Researchers from CESNET have created and published a new dataset that is extremely valuable for understanding dynamic changes in network traffic. This unique dataset represents a major step in the use of machine learning for threat detection in network traffic. Therefore, it was accepted by the prestigious Nature Scientific Data journal.
CESNET researchers are investigating this domain in the security research project called “Flow-based encrypted traffic analysis,” which was funded by the Ministry of Interior of the Czech Republic. Although several highly innovative and accurate machine learning detectors have been developed during the project, their mass deployment is still hindered by several difficult-to-solve problems. One of them is the problem of so-called data drift phenomena, where a machine learning model was trained on data that are outdated and no longer reflect the current state.
Datasets in everyday life and how they work
You may have encountered a situation where you tried to log into your device using facial recognition (such as Apple Face ID or Windows Hello), but the device simply did not recognize you. This happened because the system was trained on your historical appearance, which may have changed—for example, there was a slight swelling of your face due to a sleepless night, or you changed your hairstyle. In this case, a data drift has occurred: the training data (your appearance) was out of date, and the verification did not work correctly.
However, biometric facial verification effectively solves the data shift problem through regular re-training. Each time the device successfully verifies your face, it updates its model to recognize you well the next time. This usually works because our appearance changes relatively slowly. However, if there is a sudden change (like a shaved beard), verification can easily fail, and some backup method (like a password) is needed instead.

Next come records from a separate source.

# femto-dev/femto

Measured on AMD Instinct MI355X. Metric: patterns/sec (count+locate) on 1 GiB index, higher is better.
Workload: dtype int64

## Files before the change

femto_amd/build.py:

```python
import os
import subprocess
from concurrent.futures import ThreadPoolExecutor

HERE = os.path.dirname(os.path.abspath(__file__))
CSRC = os.path.join(HERE, "csrc")
EXTRACT = os.path.join(HERE, "extract")
OBJ = os.path.join(HERE, "_obj")
LIB = os.environ.get("FEMTO_AMD_LIB") or os.path.join(HERE, "libfemto_amd.so")
SOURCES = ["femto_amd_api.hip", "api_host.hip", "api_open.hip", "api_multi.hip", "regexp_search.hip", "resolve.hip", "trace_kernels.hip", "host_index.cpp", "index_builder.cpp", "suffix_sort.hip",
           "query_sort.hip", "host_pack.cpp", "../extract/extract.hip"]
PLAIN_CXX = {"host_pack.cpp"}
CXX_FLAGS = ["-O3", "-std=c++17", "-fPIC", "-pthread"]
FLAGS = ["--offload-arch=gfx950", "-O3", "-std=c++17", "-fPIC", "-pthread", "-Wno-unused-result", "-Wno-cuda-compat"]
FLAGS += os.environ.get("FEMTO_AMD_EXTRA_FLAGS", "").split()
if os.environ.get("FEMTO_AMD_OBJ"):
    OBJ = os.environ["FEMTO_AMD_OBJ"]


def _headers():
    hs = [os.path.join(d, f) for d in (CSRC, EXTRACT) for f in os.listdir(d) if f.endswith((".hpp", ".h"))]
    hs.append(os.path.join(os.path.dirname(HERE), "include", "femto_amd.h"))
    return hs


def _newest_header():
    return max(os.path.getmtime(h) for h in _headers())


def _obj(src):
    return os.path.join(OBJ, os.path.splitext(os.path.basename(src))[0] + ".o")


def _stale(src, hdr_time):
    o = _obj(src)
    if not os.path.exists(o):
        return True
    t = os.path.getmtime(o)
    return os.path.getmtime(os.path.join(CSRC, src)) > t or hdr_time > t


def needs_build():
    if not os.path.exists(LIB):
        return True
    t = os.path.getmtime(LIB)
    if _newest_header() > t:
        return True
    return any(os.path.getmtime(os.path.join(CSRC, f)) > t for f in SOURCES)


def build(force=False, verbose=False):
    if not force and not needs_build():
        return LIB
    os.makedirs(OBJ, exist_ok=True)
    hdr_time = _newest_header()
    todo = [s for s in SOURCES if force or _stale(s, hdr_time)]

    def compile_one(src):
        if src in PLAIN_CXX:
            cmd = ["hipcc"] + CXX_FLAGS + ["-x", "c++", "-c", os.path.join(CSRC, src), "-o", _obj(src)]
        else:
            cmd = ["hipcc"] + FLAGS + ["-x", "hip", "-c", os.path.join(CSRC, src), "-o", _obj(src)]
        if verbose:
            print(" ".join(cmd), flush=True)
        subprocess.run(cmd, check=True)

    with ThreadPoolExecutor(max_workers=min(8, max(1, len(todo)))) as ex:
        list(ex.map(compile_one, todo))
    cmd = ["hipcc", "--offload-arch=gfx950", "-fPIC", "-shared", "-pthread", "-o", LIB] + [_obj(s) for s in SOURCES]
    if verbose:
        print(" ".join(cmd), flush=True)
    subprocess.run(cmd, check=True)
    return LIB


TOOL_SRC = os.path.join(os.path.dirname(HERE), "tools", "femto_amd_multiquery.cpp")
TOOL = os.path.join(HERE, "femto_amd_multiquery")


SEARCH_SRC = os.path.join(os.path.dirname(HERE), "tools", "femto_amd_search.cpp")
SEARCH = os.path.join(HERE, "femto_amd_search")


def build_tools(force=False, verbose=False):
    for src, exe in ((TOOL_SRC, TOOL), (SEARCH_SRC, SEARCH)):
        if not force and os.path.exists(exe) and os.path.getmtime(exe) > max(os.path.getmtime(src), os.path.getmtime(LIB)):
            continue
        cmd = ["g++", "-std=c++17", "-O2", "-o", exe, src, "-L" + HERE, "-lfemto_amd", "-Wl,-rpath,$ORIGIN",
               "-Wl,-rpath-link," + HERE, "-Wl,--allow-shlib-undefined"]
        if verbose:
            print(" ".join(cmd))
        subprocess.run(cmd, check=True)
    return TOOL


if __name__ == "__main__":
    build(force=True, verbose=True)
    build_tools(force=True, verbose=True)
```

Before: 19.00 billion.

## Add fused plan-stream locate kernel that scans offsets and expands small rows in one pass

Result: faster. 20.17 billion (median of 6 runs) (+6.1%).

```diff
diff --git a/femto_amd/build.py b/femto_amd/build.py
--- a/femto_amd/build.py
+++ b/femto_amd/build.py
@@ -5,10 +5,12 @@
 HERE = os.path.dirname(os.path.abspath(__file__))
 CSRC = os.path.join(HERE, "csrc")
 EXTRACT = os.path.join(HERE, "extract")
+CHAIN = os.path.join(HERE, "chain")
 OBJ = os.path.join(HERE, "_obj")
 LIB = os.environ.get("FEMTO_AMD_LIB") or os.path.join(HERE, "libfemto_amd.so")
 SOURCES = ["femto_amd_api.hip", "api_host.hip", "api_open.hip", "api_multi.hip", "regexp_search.hip", "resolve.hip", "trace_kernels.hip", "host_index.cpp", "index_builder.cpp", "suffix_sort.hip",
-           "query_sort.hip", "host_pack.cpp", "../extract/extract.hip"]
+           "query_sort.hip", "host_pack.cpp", "../extract/extract.hip", "../chain/locate_chain.hip"]
+SOURCE_FLAGS = {"femto_amd_api.hip": ["-Dfemto_amd_locate_device=femto_amd_locate_device_csrc"]}
 PLAIN_CXX = {"host_pack.cpp"}
 CXX_FLAGS = ["-O3", "-std=c++17", "-fPIC", "-pthread"]
 FLAGS = ["--offload-arch=gfx950", "-O3", "-std=c++17", "-fPIC", "-pthread", "-Wno-unused-result", "-Wno-cuda-compat"]
@@ -18,8 +20,9 @@
 
 
 def _headers():
-    hs = [os.path.join(d, f) for d in (CSRC, EXTRACT) for f in os.listdir(d) if f.endswith((".hpp", ".h"))]
+    hs = [os.path.join(d, f) for d in (CSRC, EXTRACT, CHAIN) for f in os.listdir(d) if f.endswith((".hpp", ".h"))]
     hs.append(os.path.join(os.path.dirname(HERE), "include", "femto_amd.h"))
+    hs.append(os.path.abspath(__file__))
     return hs
 
 
@@ -59,7 +62,7 @@
         if src in PLAIN_CXX:
             cmd = ["hipcc"] + CXX_FLAGS + ["-x", "c++", "-c", os.path.join(CSRC, src), "-o", _obj(src)]
         else:
-            cmd = ["hipcc"] + FLAGS + ["-x", "hip", "-c", os.path.join(CSRC, src), "-o", _obj(src)]
+            cmd = ["hipcc"] + FLAGS + SOURCE_FLAGS.get(src, []) + ["-x", "hip", "-c", os.path.join(CSRC, src), "-o", _obj(src)]
         if verbose:
             print(" ".join(cmd), flush=True)
         subprocess.run(cmd, check=True)
diff --git a/femto_amd/chain/locate_chain.hip b/femto_amd/chain/locate_chain.hip
--- /dev/null
+++ b/femto_amd/chain/locate_chain.hip
@@ -0,0 +1,261 @@
+#include <algorithm>
+#include <atomic>
+#include <cstdlib>
+#include <cstring>
+
+#include "../csrc/api_internal.hpp"
+#include "../csrc/kernels.hip.hpp"
+#include "../csrc/pack_kernels.hip.hpp"
+#include "../csrc/ru_kernels.hip.hpp"
+#include "../csrc/pack2_kernels.hip.hpp"
+#include "../csrc/ind_kernels.hip.hpp"
+#include "../csrc/text_kernels.hip.hpp"
+#include "../csrc/ctx_kernels.hip.hpp"
+#include "../csrc/direct_kernels.hip.hpp"
+
+#ifndef FEMTO_AMD_CHAIN_TILES
+#define FEMTO_AMD_CHAIN_TILES 8
+#endif
+#ifndef FEMTO_AMD_CHAIN_WIDE
+#define FEMTO_AMD_CHAIN_WIDE 1
+#endif
+
+extern "C" int femto_amd_locate_device_csrc(femto_amd_index_t* ix, int64_t npats, const int32_t* d_plen, const uint16_t* d_pats,
+                                            const int64_t* d_starts, int max_occs_each, int64_t* d_first, int64_t* d_last,
+                                            int32_t* d_noccs, int64_t* d_out_starts, int64_t* d_offsets, int64_t offsets_capacity,
+                                            int64_t* d_total, void* stream);
+
+namespace femto_amd {
+namespace {
+
+std::atomic<int64_t> g_streamed_calls{0};
+
+constexpr int kChainTiles = FEMTO_AMD_CHAIN_TILES;
+static_assert(kChainTiles >= 1 && kChainTiles <= 16 && 64 % kChainTiles == 0, "tiles per workgroup");
+
+template <int G, bool kWide>
+__global__ __launch_bounds__(256) __attribute__((amdgpu_waves_per_eu(8, 8))) void plan_stream_kernel(
+    const int64_t npats, const int32_t* __restrict__ noccs, const int64_t* __restrict__ first, const PlanSums ps,
+    int64_t* __restrict__ out_starts, int64_t* __restrict__ offsets, const int64_t capacity, int* __restrict__ big_flag,
+    const DevIndex ix, int64_t* __restrict__ total_out, int64_t* __restrict__ total_user, const int64_t* __restrict__ sa_known) {
+  __shared__ int64_t s_toff[G];
+  __shared__ uint32_t s_rows;
+  __shared__ int64_t s_w[G][4];
+  __shared__ uint32_t s_incl[4][64];
+  __shared__ int64_t s_first[4][64], s_lbase[4][64];
+  const int lane = threadIdx.x & 63, wave = threadIdx.x >> 6;
+  const int64_t b0 = int64_t(blockIdx.x) * G;
+  if (wave == 0) {
+    const int64_t g = b0 >> 6, bl = (b0 & ~int64_t(63)) + lane;
+    const int j0 = int(b0 & 63);
+    const uint64_t own = bl < ps.nblocks ? uint64_t(ps.sums[bl]) : 0;
+    uint64_t acc = lane < int(g & 63) ? uint64_t(ps.super[(g & ~int64_t(63)) + lane]) : 0;
+    for (int64_t k = lane; k < (g >> 6); k += 64) acc += uint64_t(ps.super2[k]);
+    for (int64_t k = int64_t(blockIdx.x) * 64 + lane; k < ps.next_words; k += int64_t(gridDim.x) * 64) ps.next_super[k] = 0;
+    const uint64_t part = wave_sum_u64(acc);
+    const uint64_t before = (uint64_t(uint32_t(__shfl(int(uint32_t(part >> 32)), 0, 64))) << 32) | uint32_t(__shfl(int(uint32_t(part)), 0, 64));
+    uint64_t incl = own;
+#pragma unroll
+    for (int d = 1; d < 64; d <<= 1) {
+      const uint32_t lo = uint32_t(__shfl_up(int(uint32_t(incl)), d, 64)), hi = uint32_t(__shfl_up(int(uint32_t(incl >> 32)), d, 64));
+      if (lane >= d) incl += (uint64_t(hi) << 32) | lo;
+    }
+    const uint64_t has = __ballot(own != 0);
+    if (lane >= j0 && lane < j0 + G) {
+      const int64_t excl = int64_t(before + incl - own);
+      s_toff[lane - j0] = excl;
+      if (bl == ps.nblocks - 1) {
+        const int64_t total = excl + int64_t(own);
+        total_out[0] = total;
+        total_out[1] = total > capacity ? 1 : 0;
+        if (total_user) {
+          total_user[0] = total;
+          total_user[1] = total > capacity ? 1 : 0;
+        }
+        out_starts[npats] = total;
+      }
+    }
+    if (lane == 0) s_rows = uint32_t(has >> j0) & ((1u << G) - 1u);
+  }
+  __syncthreads();
+  const uint32_t rows = uint32_t(__builtin_amdgcn_readfirstlane(int(s_rows)));
+  const int64_t left = ps.nblocks - b0;
+  const uint32_t live = left >= G ? ((1u << G) - 1u) : ((1u << int(left)) - 1u);
+  int32_t n_t[G];
+#pragma unroll
+  for (int t = 0; t < G; t++) {
+    const int64_t q = (b0 + t) * 256 + threadIdx.x;
+    n_t[t] = ((rows >> t) & 1u) && q < npats ? noccs[q] : 0;
+  }
+  if (kWide) {
+    const int half = threadIdx.x >> 7;
+    uint32_t z = ~rows & live;
+    while (z) {
+      const int ta = __ffs(int(z)) - 1;
+      z &= z - 1;
+      int tb = -1;
+      if (z) {
+        tb = __ffs(int(z)) - 1;
+        z &= z - 1;
+      }
+      const int t = half ? tb : ta;
+      if (t >= 0) {
+        const int64_t q = (b0 + t) * 256 + 2 * int(threadIdx.x & 127u);
+        const int64_t v = s_toff[t];
+        if (q + 1 < npats) {
+          *reinterpret_cast<longlong2*>(out_starts + q) = longlong2{v, v};
+        } else if (q < npats) {
+          out_starts[q] = v;
+        }
+      }
+    }
+  } else {
+#pragma unroll
+    for (int t = 0; t < G; t++) {
+      const int64_t q = (b0 + t) * 256 + threadIdx.x;
+      if (((~rows & live) >> t) & 1u) {
+        if (q < npats) out_starts[q] = s_toff[t];
+      }
+    }
+  }
+  if (!rows) return;
+#pragma unroll
+  for (int t = 0; t < G; t++) {
+    if ((rows >> t) & 1u) {
+      const uint64_t wsum = wave_sum_u64(uint64_t(int64_t(n_t[t])));
+      if (lane == 0) s_w[t][wave] = int64_t(wsum);
+    }
+  }
+  __syncthreads();
+  for (uint32_t r = rows; r; r &= r - 1) {
+    const int t = __ffs(int(r)) - 1;
+    const int64_t q = (b0 + t) * 256 + threadIdx.x;
+    int32_t nt = 0;
+#pragma unroll
+    for (int u = 0; u < G; u++) nt = u == t ? n_t[u] : nt;
+    const int64_t n = int64_t(nt);
+    uint64_t incl = uint64_t(n);
+#pragma unroll
+    for (int d = 1; d < 64; d <<= 1) {
+      const uint32_t lo = uint32_t(__shfl_up(int(uint32_t(incl)), d, 64)), hi = uint32_t(__shfl_up(int(uint32_t(incl >> 32)), d, 64));
+      if (lane >= d) incl += (uint64_t(hi) << 32) | lo;
+    }
+    int64_t woff = 0;
+    for (int k = 0; k < wave; k++) woff += s_w[t][k];
+    const int64_t base = q < npats ? s_toff[t] + woff + int64_t(incl) - n : 0;
+    if (q < npats) out_starts[q] = base;
+    const bool big = n > kExpandSerialMax;
+    if (big) atomicOr(big_flag, 1);
+    const uint32_t mine = (q < npats && !big) ? uint32_t(n) : 0u;
+    uint32_t inc = mine;
+#pragma unroll
+    for (int d = 1; d < 64; d <<= 1) {
+      const uint32_t y = uint32_t(__shfl_up(int(inc), d, 64));
+      if (lane >= d) inc += y;
+    }
+    s_incl[wave][lane] = inc;
+    int64_t f0 = 0;
+    bool have = false;
+    if (sa_known && mine == 1u) {
+      const int64_t known = sa_known[q];
+      if (known >= 0) {
+        f0 = ~known;
+        have = true;
+      }
+    }
+    if (mine && !have) f0 = first[q];
+    s_first[wave][lane] = f0;
+    s_lbase[wave][lane] = base;
+    const uint32_t total = uint32_t(__shfl(int(inc), 63, 64));
+    __syncthreads();
+    for (uint32_t s0 = 0; s0 < total; s0 += 64) {
+      const uint32_t sidx = s0 + uint32_t(lane);
+      if (sidx < total) {
+        int lo = 0, hi = 63;
+        while (lo < hi) {
+          const int mid = (lo + hi) >> 1;
+          if (s_incl[wave][mid] > sidx) hi = mid; else lo = mid + 1;
+        }
+        const uint32_t before = lo ? s_incl[wave][lo - 1] : 0u;
+        const int64_t k = int64_t(sidx - before);
+        const int64_t slot = s_lbase[wave][lo] + k;
+        if (slot < capacity) {
+          const int64_t f = s_first[wave][lo], row = f + k;
+          if (f < 0) {
+            offsets[slot] = ~f;
+          } else {
+            offsets[slot] = sa_at(ix, row);
+            trace_touch(ix, kTraceSa, sa_line_of(ix, row));
+          }
+        }
+      }
+    }
+  }
+}
+
+bool chain_off() {
+  const char* e = getenv("FEMTO_AMD_CHAIN");
+  return e && !strcmp(e, "csrc");
+}
+
+int launch_plan_stream(femto_amd_index* ix, Scratch& S, int64_t npats, int max_occs, const int32_t* d_noccs, const int64_t* d_first,
+                       int64_t* d_out_starts, int64_t* d_offsets, int64_t capacity, hipStream_t stream, const int64_t* d_sa_known) {
+  int* big_flag = S.d_flags + 1;
+  const int64_t nblocks = (npats + kBlockThreads - 1) / kBlockThreads;
+  const dim3 grid{uint32_t((nblocks + kChainTiles - 1) / kChainTiles)}, bgrid{uint32_t(std::min<int64_t>(nblocks, int64_t(ix->num_cus) * 8))},
+      block{uint32_t(kBlockThreads)};
+  const PlanSums ps = plan_sums_at(S.bsums.p, nblocks, false, S.bsums_parity);
+  S.bsums_clean = true;
+  hipEvent_t e0 = nullptr, e1 = nullptr;
+  timer_begin(ix, ix->t_locate, stream, &e0, &e1);
+  if (FEMTO_AMD_CHAIN_WIDE && !(reinterpret_cast<uintptr_t>(d_out_starts) & 15u))
+    hipLaunchKernelGGL((plan_stream_kernel<kChainTiles, true>), grid, block, 0, stream, npats, d_noccs, d_first, ps, d_out_starts, d_offsets, capacity,
+                       big_flag, ix->dev, S.d_total, S.total_user, d_sa_known);
+  else
+    hipLaunchKernelGGL((plan_stream_kernel<kChainTiles, false>), grid, block, 0, stream, npats, d_noccs, d_first, ps, d_out_starts, d_offsets, capacity,
+                       big_flag, ix->dev, S.d_total, S.total_user, d_sa_known);
+  if (int64_t(max_occs) + 1 > kExpandSerialMax)
+    hipLaunchKernelGGL((plan_big_rows_kernel<kRowsSa, PackPolicy>), bgrid, block, 0, stream, npats, d_first, static_cast<const int2*>(nullptr),
+                       static_cast<const int64_t*>(d_out_starts), static_cast<const int64_t*>(S.d_total), capacity, d_offsets,
+                       static_cast<const int*>(big_flag), ix->dev);
+  HIP_TRY(hipGetLastError());
+  timer_end(ix, ix->t_locate, stream, e0, e1);
+  return 0;
+}
+
+}
+}
+
+extern "C" int64_t femto_amd_chain_streamed_calls(void) { return g_streamed_calls.load(std::memory_order_relaxed); }
+
+int femto_amd_locate_device(femto_amd_index_t* ix, int64_t npats, const int32_t* d_plen, const uint16_t* d_pats,
+                            const int64_t* d_starts, int max_occs_each, int64_t* d_first, int64_t* d_last,
+                            int32_t* d_noccs, int64_t* d_out_starts, int64_t* d_offsets, int64_t offsets_capacity,
+                            int64_t* d_total, void* stream_) {
+  if (!ix || npats <= 0 || npats > (int64_t(1) << 31) || !d_offsets || !ix->children.empty() || ix->split_parts > 0 || !use_direct(ix) || !ix->dev.sa_full || chain_off())
+    return femto_amd_locate_device_csrc(ix, npats, d_plen, d_pats, d_starts, max_occs_each, d_first, d_last, d_noccs, d_out_starts, d_offsets,
+                                        offsets_capacity, d_total, stream_);
+  API_BEGIN
+  if (reinterpret_cast<uintptr_t>(d_pats) & 1u) return set_err(FEMTO_AMD_ERR_PARAM, "d_pats must be 2-byte aligned (uint16 symbols; the kernels read them in aligned 16-byte pieces)");
+  if (max_occs_each < 0 || offsets_capacity < 0) return set_err(FEMTO_AMD_ERR_PARAM, "negative max_occs_each / capacity");
+  const bool row_free = !d_first && !d_last;
+  if ((!row_free && (!d_first || !d_last)) || !d_noccs || !d_out_starts || !d_total) return set_err(FEMTO_AMD_ERR_PARAM, "null argument");
+  int rc = ensure_device(ix);
+  if (rc) return rc;
+  hipStream_t stream = static_cast<hipStream_t>(stream_);
+  Lease L(ix, stream);
+  if (!L.s) return L.rc;
+  Scratch& S = *L.s;
+  Plan plan{max_occs_each, d_noccs, d_out_starts, offsets_capacity, false, d_total};
+  if (row_free) {
+    if ((rc = S.first.reserve(size_t(npats + 1) * 8))) return rc;
+    d_first = S.first.as<int64_t>();
+    plan.row_free = true;
+  }
+  if ((rc = launch_count_plan(ix, S, npats, d_plen, d_pats, d_starts, d_first, d_last, &plan, stream))) return rc;
+  if (!plan.done) return set_err(FEMTO_AMD_ERR_INVALID, "internal error: the direct pipeline left no locate plan");
+  if ((rc = launch_plan_stream(ix, S, npats, max_occs_each, d_noccs, d_first, d_out_starts, d_offsets, offsets_capacity, stream, plan.sa_known))) return rc;
+  g_streamed_calls.fetch_add(1, std::memory_order_relaxed);
+  return FEMTO_AMD_OK;
+  API_END
+}
```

The importance of datasets for the security of network traffic
A similar problem arises in cybersecurity. Unlike most common situations, the data shift in cybersecurity is usually sudden and unpredictable. New attack vectors by cybercriminals or even minor updates to the HTTPS/TLS certificates can fundamentally disrupt the machine learning performance.
In cybersecurity, we typically do not have backup detection methods (like a password serving for alternative login), so it is critical to investigate this phenomenon. Given the virtual absence of available datasets suitable for this research, researchers had limited options.
A year of network traffic in a groundbreaking dataset
The scientists from CESNET and the Faculty of Information Technology of the Czech Technical University in Prague, including Karel Hynek, Jan Luxemburk, Jaroslav Pešek, Tomáš Čejka, and Pavel Šiška, have published the unique dataset in the prestigious journal Nature Scientific Data. The dataset contains an entire year of anonymized network traffic from the backbone links of the national academic network. Until now, the scientific community has had datasets capturing a few days or a week, due to the difficulty of long-term collection and the volume of the overall data. Such a long dataset is unprecedented and a key step in addressing challenges such as data drift with negative impact on network traffic security.
The dataset helps to analyze the declining accuracy of existing algorithms and supports the development of new adaptive methods. As technology rapidly evolves, ongoing research and implementation of effective solutions are crucial to protect against cyber threats and enhance digital security. In this context, CESNET profiles itself as a leader in the field of network security thanks to the cutting-edge research. The published dataset is one of the examples of high-quality results that enable the expert community to respond effectively to current and future challenges in cybersecurity.
The dataset is available on the journal Nature Scientific Data.